More than six months after the renowned writer Mario Benedetti’s death at the age of 88 in Montevideo, Uruguay on May 17th, 2009, I received a familiar light brown, and deceptively flimsy large envelope from my pal Gonzalo in Buenos Aires. Over the years, Gonzalo has mailed me envelopes containing some interview or article about Benedetti and his work. For some reason or other, I had forgotten that I had especially asked him to mail me the many obituaries and tributes which would surely appear in every major newspaper in Latin America-– probably all of which published his syndicated column. The contents of the envelope was a mix of the standard AP wire service articles about his death and several very touching short essays about Benedetti’s many amusing habits and his very close and dedicated friendships with other writers and editors. I was quite touched by the personal reminiscences and was subtly reminded that perhaps my work as Benedetti’s translator for the last 20 plus years has been a vital venture all along.

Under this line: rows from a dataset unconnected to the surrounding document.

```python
class PanopticPostprocessing(DensePostprocessingBase):
    def __init__(
        self,
        semantic_postprocessing: SemanticPostprocessing,
        instance_postprocessing: InstancePostprocessing,
        semantic_classes_is_thing: Tuple[bool],
        semantic_class_has_orientation: Tuple[bool],
        normalized_offset: bool = True,
        compute_scores: bool = False,
        defer_host_sync: bool = False,
        **kwargs
    ) -> None:
        super().__init__()
        self._semantic_postprocessing = semantic_postprocessing
        self._instance_postprocessing = instance_postprocessing

        self._is_thing = np.asarray(semantic_classes_is_thing, dtype=bool)
        self._has_orientation = np.asarray(semantic_class_has_orientation, dtype=bool)
        self._thing_class_ids = np.where(self._is_thing)[0]
        self._thing_ids_panoptic = self._thing_class_ids + 1
        self._orientation_ids = np.where(self._has_orientation)[0] + 1

        self._normalized_offset = normalized_offset
        self._compute_scores = compute_scores
        self._defer_host_sync = defer_host_sync
        self._count_slots: Dict[tuple, dict] = {}
        self._pinned_ring: Dict[tuple, list] = {}
        self._pinned_next: Dict[tuple, int] = {}
        self._max_instances_per_category = 1 << 16
        self._host_columns = 32
        self._device_luts: Dict[torch.device, Tuple[torch.Tensor, torch.Tensor]] = {}

    @property
    def max_instances_per_category(self):
        return self._max_instances_per_category

    def _luts(self, device):
        if device not in self._device_luts:
            thing = torch.from_numpy(self._is_thing.astype(np.uint8)).to(device)
            ori = np.zeros((len(self._has_orientation) + 1,), np.uint8)
            ori[1:] = self._has_orientation
            self._device_luts[device] = (thing, torch.from_numpy(ori).to(device))
        return self._device_luts[device]

    def _postprocess_training(
        self, data: DecoderRawOutputType, batch: BatchType
    ) -> PostprocessingOutputType:
        (s_output, i_output), (s_side_outputs, i_side_outputs) = data
        r = self._semantic_postprocessing._postprocess_training((s_output, s_side_outputs), batch)
        r.update(self._instance_postprocessing._postprocess_training((i_output, i_side_outputs), batch))
        return r

    def _postprocess_inference(
        self, data: DecoderRawOutputType, batch: BatchType
    ) -> PostprocessingOutputType:
        (s_output, i_output), (s_side_outputs, i_side_outputs) = data
        post = self._instance_postprocessing
        with_orientation = (len(i_output) == 3)
        if with_orientation:
            center_heatmap, center_offset, orientation = i_output
        else:
            center_heatmap, center_offset = i_output
        dev = s_output.device
        thing_lut, ori_lut = self._luts(dev)

        def run(on_centers=None):
            return ops.panoptic_pipeline(
                s_output, center_heatmap, center_offset, thing_lut,
                threshold=post._heatmap_threshold,
                kernel_size=post._heatmap_nms_kernel_size,
                top_k=post._top_k_instances,
                apply_foreground_mask=post._heatmap_apply_foreground_mask,
                normalized_offset=self._normalized_offset,
                distance_threshold=post._offset_distance_threshold,
                max_instances_per_category=self._max_instances_per_category,
                void_label=0, max_centers=post._max_centers,
                want_score=self._compute_scores, want_foreground=False,
                want_panoptic_semantic=False, on_centers=on_centers)
        if self._defer_host_sync:
            p = run()
            tables = _HostTables(self._fetch_tables_async(p, post, checked=False))
        else:
            while True:
                peek = {}
                p = run(on_centers=lambda cen: peek.update(self._peek_center_counts(cen)))
                peek['done'].synchronize()
                n_max = int(peek['host'].max()) if peek['host'].numel() else 0
                if n_max > post._max_centers:
                    post._max_centers = 1 << (n_max - 1).bit_length()
                    continue
                if n_max > self._host_columns:
                    self._host_columns = 1 << (n_max - 1).bit_length()
                break
            tables = _HostTables(self._fetch_tables_async(p, post, checked=True))

        r = LazyDict(semantic_output=s_output, semantic_side_outputs=s_side_outputs)
        sem_u8 = p['semantic_idx_u8']
        r.set_lazy('semantic_softmax_scores', lambda: ops.semantic_softmax(s_output))
        if self._compute_scores:
            r['semantic_segmentation_score'] = p['semantic_score']
        else:
            r.set_lazy('semantic_segmentation_score',
                       lambda: ops.semantic_argmax(s_output, want_u8=False, want_i64=False,
                                                   want_score=True)['score'])
        r.set_lazy('semantic_segmentation_idx', lambda: sem_u8.long())
        r.aux['semantic_segmentation_idx'] = sem_u8
        self._semantic_postprocessing._fullres_entries(r, s_output, batch)

        r.merge(post._postprocess_inference((i_output, i_side_outputs), batch))

        panoptic_seg = p['panoptic']
        instance_seg = p['instance']
        r.set_lazy('panoptic_foreground_mask', lambda: thing_lut[sem_u8.long()].to(torch.bool))
        r['panoptic_segmentation_deeplab'] = panoptic_seg
        r.aux['panoptic_parts'] = {
            'panoptic': panoptic_seg, 'semantic_idx_u8': sem_u8, 'instance': instance_seg,
            'pan_of_inst': p['pan_of_inst'], 'is_thing': thing_lut, 'void_label': 0,
            'max_instances_per_category': self._max_instances_per_category}
        r.set_lazy('panoptic_segmentation_deeplab_ids',
                   lambda: self._id_dicts_from_host(tables.get()))
        max_inst = self._max_instances_per_category
        r.set_derived('panoptic_segmentation_deeplab_semantic_idx',
                      lambda d: torch.div(d['panoptic_segmentation_deeplab'], max_inst,
                                          rounding_mode='floor'))
        r['panoptic_segmentation_deeplab_instance_idx'] = instance_seg
        r.aux['panoptic_id_table'] = IdTable.from_merge(p)
        ori_key = 'orientations_panoptic_segmentation_deeplab_instance'

        def _meta(d):
            h = tables.get()
            meta = InstancePostprocessing._meta_from_host(h['n_centers'], h['centers_yx'],
                                                          h['scores'], h['area'])
            if with_orientation:
                for m, o in zip(meta, d[ori_key]):
                    for id_ in m:
                        m[id_]['orientation'] = o.get(id_, float('nan'))
            return meta
        r.set_derived('panoptic_segmentation_deeplab_instance_meta', _meta)
        if with_orientation:
            def _orientation_table():
                fg = ori_lut[torch.div(panoptic_seg, max_inst, rounding_mode='floor')].to(torch.bool)
                return post._get_instance_orientation_table(orientation, instance_seg, fg)
            r.aux.setdefault('orientation_tables', LazyDict()).set_lazy(ori_key, _orientation_table)
            r.set_derived(ori_key, lambda d: d.aux['orientation_tables'][ori_key].to_dicts())

        if self._compute_scores:
            self._add_scores(r, p, r['panoptic_segmentation_deeplab_ids'],
                             r['panoptic_segmentation_deeplab_instance_meta'])

        crop, shape = get_valid_region_slices_and_fullres_shape(batch, 'instance')

        def _fullres(t):
            return self._crop_to_valid_region_and_resize_prediction(
                t, valid_region_slices=crop, shape=shape, mode='nearest')

        keys = ['panoptic_segmentation_deeplab',
                'panoptic_segmentation_deeplab_instance_idx',
                'panoptic_segmentation_deeplab_semantic_idx']
        if self._compute_scores:
            keys += ['panoptic_segmentation_deeplab_semantic_score',
                     'panoptic_segmentation_deeplab_instance_score',
                     'panoptic_segmentation_deeplab_panoptic_score']
        for k in keys:
            if r.is_pending(k):
                r.set_derived(get_fullres_key(k), (lambda kk: (lambda d: _fullres(d[kk])))(k))
            else:
                r[get_fullres_key(k)] = _fullres(r[k])

        return r

    @staticmethod
    def _fetch_tables(p, columns: int) -> dict:
        B, K = p['center_scores'].shape
        kc = max(1, min(int(columns), K))
        ki = min(kc, p['ids_pan'].shape[1])
        ka = min(kc + 1, p['area'].shape[1])
        flat_dev = torch.empty((B, 2 + 3 * kc + ka + 2 * ki), dtype=torch.float64,
                               device=p['center_scores'].device)
        L = ops.L
        L.check(L.lib().nmsa_pack_tables(
            L.ptr(p['n_centers']), L.ptr(p['n_ids']), L.ptr(p['centers_yx']),
            L.ptr(p['center_scores']), L.ptr(p['area']), L.ptr(p['ids_pan']), L.ptr(p['ids_ins']),
            B, K, kc, L.ptr(flat_dev), L.stream_ptr(flat_dev.device)), 'nmsa_pack_tables')
        return PanopticPostprocessing._split_tables(flat_dev.cpu().numpy(), B, kc, ka, ki)

    def _peek_center_counts(self, cen) -> dict:
        n = cen['n_centers']
        dev = n.device
        key = (dev, n.shape[0])
        slot = self._count_slots.get(key)
        if slot is None:
            slot = self._count_slots[key] = {
                'host': torch.empty(n.shape, dtype=n.dtype, pin_memory=True),
                'stream': torch.cuda.Stream(device=dev), 'ready': torch.cuda.Event(),
                'done': torch.cuda.Event()}
        cur = torch.cuda.current_stream(dev)
        slot['ready'].record(cur)
        with torch.cuda.stream(slot['stream']):
            slot['stream'].wait_event(slot['ready'])
            slot['host'].copy_(n, non_blocking=True)
            slot['done'].record(slot['stream'])
        n.record_stream(slot['stream'])
        return {'host': slot['host'], 'done': slot['done']}

    def _fetch_tables_async(self, p, post, checked: bool = False):
        B, K = p['center_scores'].shape
        kc = max(1, min(int(self._host_columns), K))
        ki = min(kc, p['ids_pan'].shape[1])
        ka = min(kc + 1, p['area'].shape[1])
        dev = p['center_scores'].device
        shape = (B, 2 + 3 * kc + ka + 2 * ki)
        L = ops.L
        slot = self._pinned_slot(shape)
        flat_host = slot['buffer']
        via_device = _PACK_VIA_DEVICE
        flat_dev = torch.empty(shape, dtype=torch.float64, device=dev) if via_device else flat_host
        L.check(L.lib().nmsa_pack_tables(
            L.ptr(p['n_centers']), L.ptr(p['n_ids']), L.ptr(p['centers_yx']),
            L.ptr(p['center_scores']), L.ptr(p['area']), L.ptr(p['ids_pan']), L.ptr(p['ids_ins']),
            B, K, kc, L.ptr(flat_dev), L.stream_ptr(dev)), 'nmsa_pack_tables')
        if via_device:
            flat_host.copy_(flat_dev, non_blocking=True)
        done = slot['event']
        done.record(torch.cuda.current_stream(dev))
        max_centers = post._max_centers
        state = {'flat': None}

        def detach():
            if state['flat'] is None:
                done.synchronize()
                state['flat'] = flat_host.numpy().copy()
        slot['detach'] = detach

        def finish():
            detach()
            if slot.get('detach') is detach:
                slot['detach'] = None
            host = self._split_tables(state['flat'], B, kc, ka, ki)
            n_max = max(host['n_centers'], default=0)
            if n_max > max_centers and not checked:
                post._max_centers = 1 << (n_max - 1).bit_length()
                raise RuntimeError(
                    f'{n_max} centers survived the top-k ties but the center table held '
                    f'{max_centers}: this result is truncated (defer_host_sync=True cannot re-run '
                    'it); the table has been enlarged for the following calls')
            if n_max > kc:
                self._host_columns = 1 << (n_max - 1).bit_length()
                host = self._fetch_tables(p, self._host_columns)
            return host
        return finish

    def _pinned_slot(self, shape, ring: int = 8) -> dict:
        slots = self._pinned_ring.setdefault(shape, [])
        if len(slots) < ring:
            slots.append({'buffer': torch.empty(shape, dtype=torch.float64, pin_memory=True),
                          'event': torch.cuda.Event(), 'detach': None})
            self._pinned_next[shape] = 0
            return slots[-1]
        i = self._pinned_next[shape]
        self._pinned_next[shape] = (i + 1) % ring
        slot = slots[i]
        if slot['detach'] is not None:
            slot['detach']()
            slot['detach'] = None
        else:
            slot['event'].synchronize()
        return slot

    @staticmethod
    def _split_tables(flat, B, kc, ka, ki) -> dict:
        edges = np.cumsum([0, 1, 1, 2 * kc, kc, ka, ki, ki])
        cols = [flat[:, a:b] for a, b in zip(edges[:-1], edges[1:])]
        return {'columns': kc,
                'n_centers': cols[0][:, 0].astype(np.int64).tolist(),
                'n_ids': cols[1][:, 0].astype(np.int64).tolist(),
                'centers_yx': cols[2].reshape(B, kc, 2), 'scores': cols[3], 'area': cols[4],
                'ids_pan': cols[5], 'ids_ins': cols[6]}

    @staticmethod
    def _id_dicts_from_host(host) -> List[dict]:
        pan = host['ids_pan'].astype(np.int64).tolist()
        ins = host['ids_ins'].astype(np.int64).tolist()
        return [dict(zip(pr[:n], ir[:n])) for pr, ir, n in zip(pan, ins, host['n_ids'])]

    def _add_scores(self, r, p, panoptic_ids: List[dict], meta: List[dict]) -> None:
        B = p['instance'].shape[0]
        dev = p['instance'].device
        score_tab = torch.zeros((B, 256), dtype=torch.float32, device=dev)
        k = min(p['center_scores'].shape[1], 255)
        score_tab[:, 1:k + 1] = p['center_scores'][:, :k]
        sc = ops.panoptic_scores(
            r['semantic_output'], p['semantic_idx_u8'], p['semantic_score'], p['instance'],
            p['panoptic'], p['pan_of_inst'], score_tab, self._max_instances_per_category)
        r['panoptic_segmentation_deeplab_semantic_score'] = sc['semantic_score']
        r['panoptic_segmentation_deeplab_instance_score'] = sc['instance_score']
        r['panoptic_segmentation_deeplab_panoptic_score'] = sc['panoptic_score']

        host = torch.cat([sc['mean_semantic_score'].double(),
                          (p['pan_of_inst'] // self._max_instances_per_category).double()],
                         dim=1).cpu().tolist()
        for b in range(B):
            for pan_id, ins_id in panoptic_ids[b].items():
                m = meta[b][ins_id]
                mean = float(np.float32(host[b][ins_id]))
                m['semantic_score'] = mean
                m['semantic_idx'] = int(host[b][256 + ins_id])
                m['panoptic_score'] = float(np.float32(mean) * np.float32(m['score']))
                m['panoptic_id'] = pan_id
```

nicr_mt_scene_analysis_amd/ops.py:

```python
import math
from typing import Dict, Optional, Sequence, Tuple

import numpy as np
import torch

from . import _lib as L

DEFAULT_MAX_CENTERS = 256

_VOTE_TABLES: 'collections.OrderedDict[tuple, torch.Tensor]' = __import__('collections').OrderedDict()
_VOTE_TABLES_MAX = 8


def _vote_table(dev: torch.device, B: int, n_cols: int) -> torch.Tensor:
    key = (dev, B, n_cols, torch.cuda.current_stream(dev).cuda_stream)
    t = _VOTE_TABLES.get(key)
    if t is None:
        t = torch.zeros((B, 256, n_cols), dtype=torch.int32, device=dev)
        _VOTE_TABLES[key] = t
        while len(_VOTE_TABLES) > _VOTE_TABLES_MAX:
            _VOTE_TABLES.popitem(last=False)
    else:
        _VOTE_TABLES.move_to_end(key)
    return t


def _u8(t: Optional[torch.Tensor]) -> Optional[torch.Tensor]:
    if t is None:
        return None
    if t.dtype == torch.bool:
        return t.contiguous().view(torch.uint8)
    if t.dtype == torch.uint8:
        return t.contiguous()
    return (t != 0).contiguous().view(torch.uint8)


def center_nms_topk(
    center_heatmap: torch.Tensor,
    foreground_mask: Optional[torch.Tensor] = None,
    threshold: float = 0.1,
    kernel_size: int = 3,
    top_k: int = 64,
    apply_foreground_mask: bool = False,
    max_centers: int = DEFAULT_MAX_CENTERS,
    want_mask: bool = False,
) -> Dict[str, torch.Tensor]:
    c = L.require_device_tensor(center_heatmap, 'center_heatmap')
    if c.dtype != torch.float32:
        c = c.float()
    if c.ndim == 4:
        assert c.shape[1] == 1
        c = c[:, 0]
    c = c.contiguous()
    B, H, W = c.shape
    dev = c.device
    fg = _u8(foreground_mask) if apply_foreground_mask else None
    cyx = torch.empty((B, max_centers, 2), dtype=torch.int32, device=dev)
    n = torch.empty((B,), dtype=torch.int32, device=dev)
    scores = torch.empty((B, max_centers), dtype=torch.float32, device=dev)
    mask = torch.empty((B, H, W), dtype=torch.uint8, device=dev) if want_mask else None
    ws_bytes = L.lib().nmsa_center_nms_workspace_bytes(B, H, W)
    ws = torch.empty((ws_bytes,), dtype=torch.uint8, device=dev)
    L.check(L.lib().nmsa_center_nms_topk(
        L.ptr(c), L.ptr(fg), B, H, W, float(threshold), int(kernel_size), int(top_k),
        int(bool(apply_foreground_mask)), int(max_centers),
        L.ptr(cyx), L.ptr(n), L.ptr(scores), L.ptr(mask), L.ptr(ws), ws_bytes,
        L.stream_ptr(dev)), 'nmsa_center_nms_topk')
    out = {'centers_yx': cyx, 'n_centers': n, 'scores': scores}
    if want_mask:
        out['center_mask'] = mask.view(torch.bool)
    return out
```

In August, Host Publications will honor Mario Benedetti, and by extension, me, when it releases The Rest is Jungle and Other Stories, a volume of 45 stories in my English translation. It is my hope that this volume will serve as a humble, but fitting and just tribute to a true “man of letters” who authored more than 90 books and was widely adored throughout Latin America. Just imagine the following scene which is recounted by Hortensia Campanella, a Uruguayan journalist and literary critic, in the prologue of her biography of Benedetti – which appeared in Mexico several weeks after his death – titled Mario Benedetti: Un Mito Discretísimo (A Very Discreet Myth):

“There was a queue of people, in two’s and three’s; almost all of them rowdy, twenty-year old men, and then there were also those who look like survivors from the sixties. It extended for meters and meters, turned next to the Cibeles fountain, heading up Alcalá Street. Many had books, and all of them, patience; there had not been much publicity, but the news had been passed on with euphoria: Mario Benedetti was going to be 80, and although there was a week of homage’s in the Casa de Américas de Madrid, on that Thursday he alone was reading his poems.

When I accompanied him across the garden I saw the smiling looks, and like him, heard the spontaneous greetings. Suddenly a very young girl approached him with a flower, it was a spikenard, I think. She handed it to him, and when the writer, a little confused, gave it to me, I asked her why it had occurred to her to do that. And she answered: ‘I didn’t want to ask him for anything; he’s given me so much that I thought the only thing I could do was bring him a flower.’”


The Rest is Jungle and Other Stories is my flower of multi-colored petals to Benedetti, which I place at his feet, followed by a deep bow and bent knee.

--- Harry Morales



---> For the archive of Madam Mayo guest-blog posts, click here.

P.S. Read this review of The Rest is Jungle in Hayden's Ferry Review. Includes some excellent background and links about Benedetti.

And here's the book's catalog description:

In this exquisite new short story collection, celebrated Latin American writer Mario Benedetti affords us a beguiling glimpse of a world in flux. Addressing subjects ranging from love and middle-class frustration in the city to the pain of exile, the stories in The Rest is Jungle transport the reader from the cafes of Montevideo to the fault lines that divide nations and people. Whether poking fun at the pretentions of the contemporary literary scene, or offering a moving portrait of multi-generational family life, Benedetti discerns the irony, humor and heartbreak in every situation. From the hilarious depiction of an office worker battling with bureaucracy, to a domestic tragedy recounted from the perspective of an eavesdropping family pet, the stories in this playful and provocative collection throw light on that curious realm where our public and private lives intersect. The Rest is Jungle is a remarkable showcase for the work of a writer who sought to speak of love, power and commitment as directly and passionately as possible.